Midnight launched on mainnet in late 2025 as a partner channel – think of it as a specialized lane along Cardano’s main highway, built for a specific type of traffic. Its main mechanism is zero-knowledge proofs (zk-SNARK), a cryptographic technique that allows a party to prove something is true without revealing the underlying data. Applied to the financial sector, this means that a bank can prove that a transaction is compliant without exposing the details of the transaction to the public ledger.

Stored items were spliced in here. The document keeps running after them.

def lib() -> C.CDLL:
    global _LIB
    if _LIB is not None:
        return _LIB
    path = library_path()
    if not path.exists():
        raise MercatHipError(-2, "HIP extension %s is missing: build it with `python -c 'import __graft_entry__ as g; "
                                 "g.build()'` or `make -C mercat2_amd/csrc` (there is no CPU fallback)" % path)
    L = C.CDLL(str(path))
    vp, u8p, u64p, szp = C.c_void_p, C.c_void_p, C.c_void_p, C.POINTER(C.c_size_t)
    sig = {
        "mk_create": (C.c_int, [C.c_int, C.c_int, C.c_int, C.POINTER(vp)]),
        "mk_destroy": (None, [vp]),
        "mk_last_error": (C.c_char_p, [vp]),
        "mk_reset": (C.c_int, [vp]),
        "mk_reset_for": (C.c_int, [vp, C.c_uint64]),
        "mk_set_canonical": (C.c_int, [vp, C.c_int]),
        "mk_set_clean": (C.c_int, [vp, C.c_int, C.c_int]),
        "mk_clean_stats": (C.c_int, [vp, C.POINTER(CleanGpu)]),
        "mk_clean_runs": (C.c_int, [vp, u64p, u64p, C.c_size_t, szp]),
        "mk_chunk_begin": (C.c_int, [vp]),
        "mk_chunk_feed": (C.c_int, [vp, u8p, C.c_size_t]),
        "mk_chunk_feed_device": (C.c_int, [vp, u8p, C.c_size_t]),
        "mk_chunk_end": (C.c_int, [vp, C.c_uint64]),
        "mk_count_device": (C.c_int, [vp, u8p, C.c_size_t, C.c_uint64]),
        "mk_export_size": (C.c_int, [vp, szp]),
        "mk_export": (C.c_int, [vp, u8p, u64p, C.c_size_t]),
        "mk_write_tsv": (C.c_int, [vp, C.c_char_p, C.c_char_p, szp]),
        "mk_export_stats": (C.c_int, [vp, C.POINTER(ExportStats)]),
        "mk_export_pairs_device": (C.c_int, [vp, u64p, u64p, C.c_size_t, szp]),
        "mk_import_pairs_device": (C.c_int, [vp, u64p, u64p, C.c_size_t]),
        "mk_export_exotic": (C.c_int, [vp, u8p, u64p, C.c_size_t, szp]),
        "mk_import_exotic": (C.c_int, [vp, u8p, u64p, C.c_size_t]),
        "mk_words_per_key": (C.c_int, [vp]),
        "mk_merge_from": (C.c_int, [vp, vp]),
        "mk_share_table": (C.c_int, [vp, vp]),
        "mk_set_profiling": (C.c_int, [vp, C.c_int]),
        "mk_get_stats": (C.c_int, [vp, C.POINTER(Stats)]),
        "mk_reset_stats": (C.c_int, [vp]),
        "mk_chunk_cuts": (C.c_int, [u8p, C.c_size_t, C.c_uint64, u64p, C.c_size_t, szp]),
        "mk_synth_reads": (C.c_int, [C.c_uint64, C.c_uint64, C.c_uint64, C.c_uint32, C.c_uint64, C.c_uint32,
                                     C.c_uint64, u8p, C.c_size_t, szp]),
        "mk_version": (C.c_char_p, []),
        "mk_count_file": (C.c_int, [C.POINTER(vp), C.c_int, C.c_char_p, C.c_uint64, C.c_uint64, C.c_int,
                                    C.POINTER(FileStats)]),
        "mk_merged_export": (C.c_int, [C.POINTER(vp), C.c_int, u8p, u64p, C.c_size_t, szp]),
        "mk_write_merged_tsv": (C.c_int, [C.POINTER(vp), C.c_int, C.POINTER(C.c_char_p), C.c_char_p, C.c_char_p, szp]),
        "mk_write_merged_tsv_as_reference": (C.c_int, [C.POINTER(vp), C.c_int, C.POINTER(C.c_char_p), C.c_char_p, C.c_char_p, szp]),
        "mk_write_merged_tsv_t": (C.c_int, [C.POINTER(vp), C.c_int, C.POINTER(C.c_char_p), C.c_char_p, szp]),
        "mk_trim": (C.c_int, [vp]),
        "mk_filter_min": (C.c_int, [vp, C.c_uint64]),
        "mk_remove_n": (C.c_int, [u8p, C.c_size_t, C.c_int, C.POINTER(C.c_void_p), szp, C.POINTER(CleanStats)]),
        "mk_free": (None, [C.c_void_p]),
        "mk_textwrap": (C.c_int, [u8p, C.c_size_t, C.c_size_t, C.POINTER(C.c_void_p), szp]),
        "mk_alpha_stats": (C.c_int, [vp, C.POINTER(AlphaStats)]),
        "mk_gunzip_parallel": (C.c_int, [u8p, C.c_size_t, u8p, C.c_size_t, C.c_int, C.c_size_t, szp, C.POINTER(C.c_int)]),
        "mk_crc32_of": (C.c_uint32, [u8p, C.c_size_t, C.c_uint32]),
        "mk_gunzip": (C.c_int, [u8p, C.c_size_t, u8p, C.c_size_t, C.c_size_t, szp, C.POINTER(C.c_int)]),
        "mk_stream_cuts": (C.c_int, [u8p, C.c_size_t, C.c_uint64, C.c_size_t, u64p, C.c_size_t, szp]),
        "mk_record_cuts": (C.c_int, [u8p, C.c_size_t, C.c_uint64, C.c_size_t, u64p, C.c_size_t, szp]),
        "mk_owner_bounds": (C.c_int, [C.c_int, C.c_int, u64p]),
        "mk_plan_contexts": (C.c_int, [C.POINTER(C.c_int), C.c_int, C.c_int, C.POINTER(C.c_int)]),
        "mk_bucket_rows_device": (C.c_int, [vp, u64p, C.c_int, u64p, C.c_size_t, u64p]),
        "mk_import_rows_device": (C.c_int, [vp, u64p, C.c_size_t]),
        "mk_merge_devices": (C.c_int, [C.POINTER(vp), C.c_int, C.c_int, C.POINTER(MergeStats)]),
        "mk_device_count": (C.c_int, []),
        "mk_sample_keys": (C.c_int, [vp, C.c_size_t, u64p, C.c_size_t, szp]),
        "mk_dense_bins_device": (C.c_int, [vp, u64p, C.c_size_t, C.c_int]),
        "mk_export_size_multi": (C.c_int, [C.POINTER(vp), C.c_int, szp]),
        "mk_export_multi": (C.c_int, [C.POINTER(vp), C.c_int, u8p, u64p, C.c_size_t]),
        "mk_write_tsv_multi": (C.c_int, [C.POINTER(vp), C.c_int, C.c_char_p, C.c_char_p, szp]),
    }
    L.mk_version.restype = C.c_char_p
    ver = (L.mk_version() or b"").decode()
    try:
        abi = int(ver.split()[1].split(".")[0])
    except (IndexError, ValueError):
        abi = -1
    if abi != MK_ABI:
        raise MercatHipError(-4, "%s announces '%s' but this binding is written for ABI %d: rebuild the library "
                                 "(make -C mercat2_amd/csrc) -- struct layouts would not match" % (path, ver, MK_ABI))
    for name, (res, args) in sig.items():
        fn = getattr(L, name)
        fn.restype, fn.argtypes = res, args
    _LIB = L
    return L


def _buf_ptr(data) -> Tuple[int, int, object]:
    if isinstance(data, np.ndarray):
        a = np.ascontiguousarray(data).view(np.uint8).reshape(-1)
        return a.ctypes.data, a.nbytes, a
    mv = memoryview(data)
    if mv.nbytes == 0:
        return 0, 0, None
    a = np.frombuffer(mv, dtype=np.uint8)
    return a.__array_interface__["data"][0], a.nbytes, a


def _big_u8(n: int) -> np.ndarray:
    import mmap
    if n == 0:
        return np.empty(0, dtype=np.uint8)
    return np.frombuffer(mmap.mmap(-1, n), dtype=np.uint8)


def chunk_cuts(text, chunksize: int) -> np.ndarray:
    L = lib()
    addr, n, keep = _buf_ptr(text)
    need = C.c_size_t(0)
    cap = 64
    while True:
        cuts = np.empty(cap, dtype=np.uint64)
        rc = L.mk_chunk_cuts(addr, n, int(chunksize), cuts.ctypes.data, cap, C.byref(need))
        if rc == MK_OK:
            return cuts[: need.value].copy()
        if rc != -7:
            raise MercatHipError(rc, "mk_chunk_cuts")
        cap = need.value


def remove_n(text, toupper: bool = False) -> Tuple[bytes, dict]:
    L = lib()
    addr, n, keep = _buf_ptr(text)
    out, out_len, st = C.c_void_p(), C.c_size_t(0), CleanStats()
    rc = L.mk_remove_n(addr, n, 1 if toupper else 0, C.byref(out), C.byref(out_len), C.byref(st))
    if rc == -7:
        raise IndexError("list index out of range")
    if rc == -5:
        raise NonAsciiInput(rc, "record %d holds sequence byte(s) >= 0x80 (non-ASCII sequence text is not supported)" % st.unsupported_record)
    if rc:
        raise MercatHipError(rc, "mk_remove_n")
    try:
        data = C.string_at(out, out_len.value) if out.value else b""
    finally:
        if out.value:
            L.mk_free(out)
    return data, {n_: int(getattr(st, n_)) for n_, _ in st._fields_}


def textwrap_lines(text, width: int = 80) -> list:
    L = lib()
    addr, n, keep = _buf_ptr(text)
    out, out_len = C.c_void_p(), C.c_size_t(0)
    rc = L.mk_textwrap(addr, n, int(width), C.byref(out), C.byref(out_len))
    if rc:
        raise MercatHipError(rc, "mk_textwrap")
    try:
        data = C.string_at(out, out_len.value) if out.value else b""
    finally:
        if out.value:
            L.mk_free(out)
    return data.split(b"\n")[:-1] if data else []


def default_streams(k: int, alphabet: int) -> int:
    one_word = (alphabet == ALPHABET_NT2 and k <= 32) or (alphabet == ALPHABET_AA5 and k <= 12)
    return 2 if one_word else 1


def gunzip(gz, cap: int, block: int = 4 << 20) -> Tuple[bytes, int]:
    L = lib()
    addr, n, keep = _buf_ptr(gz)
    out = np.empty(max(cap, 1), dtype=np.uint8)
    written, members = C.c_size_t(0), C.c_int(0)
    rc = L.mk_gunzip(addr, n, out.ctypes.data, cap, int(block), C.byref(written), C.byref(members))
    if rc:
        raise MercatHipError(rc, "mk_gunzip")
    return out[: written.value].tobytes(), members.value


def gunzip_parallel(gz, cap: int, threads: int = 4, piece: int = 1 << 20) -> Tuple[bytes, int]:
    L = lib()
    addr, n, keep = _buf_ptr(gz)
    out = np.empty(max(cap, 1), dtype=np.uint8)
    written, members = C.c_size_t(0), C.c_int(0)
    rc = L.mk_gunzip_parallel(addr, n, out.ctypes.data, cap, int(threads), int(piece), C.byref(written), C.byref(members))
    if rc:
        raise MercatHipError(rc, "mk_gunzip_parallel")
    return out[: written.value].tobytes(), members.value


def stream_cuts(text, chunksize: int, block: int) -> np.ndarray:
    L = lib()
    addr, n, keep = _buf_ptr(text)
    need = C.c_size_t(0)
    cap = 64
    while True:
        cuts = np.empty(cap, dtype=np.uint64)
        rc = L.mk_stream_cuts(addr, n, int(chunksize), int(block), cuts.ctypes.data, cap, C.byref(need))
        if rc == MK_OK:
            return cuts[: need.value].copy()
        if rc != -7:
            raise MercatHipError(rc, "mk_stream_cuts")
        cap = need.value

This is architecturally different from privacy coins like Monero or Zcash, which hide everything by default. Midnight uses what its developers call “rational privacy”: users selectively disclose data to auditors, regulators, or counterparties as needed, while keeping it safe from everyone else. For a bank, this distinction is essential. Regulators need to see the data. This is not the case for competitors.
The protocol uses a dual token system: Knight for public governance, Dust for private transaction fees. Smart contracts are written in Compact, a TypeScript-compatible language designed to reduce development barriers for enterprise teams.
Nine major financial and technology companies already operate Midnight nodes, including Worldpay – which is exploring USDG stablecoin merchant payments – and Bullish, which is building proof-of-reserves ZK layers on top of infrastructure. This is not a theoretical ecosystem. It’s a working system. Those interested in the broader institutional dynamics of Cardano will recognize that this is part of a larger pattern.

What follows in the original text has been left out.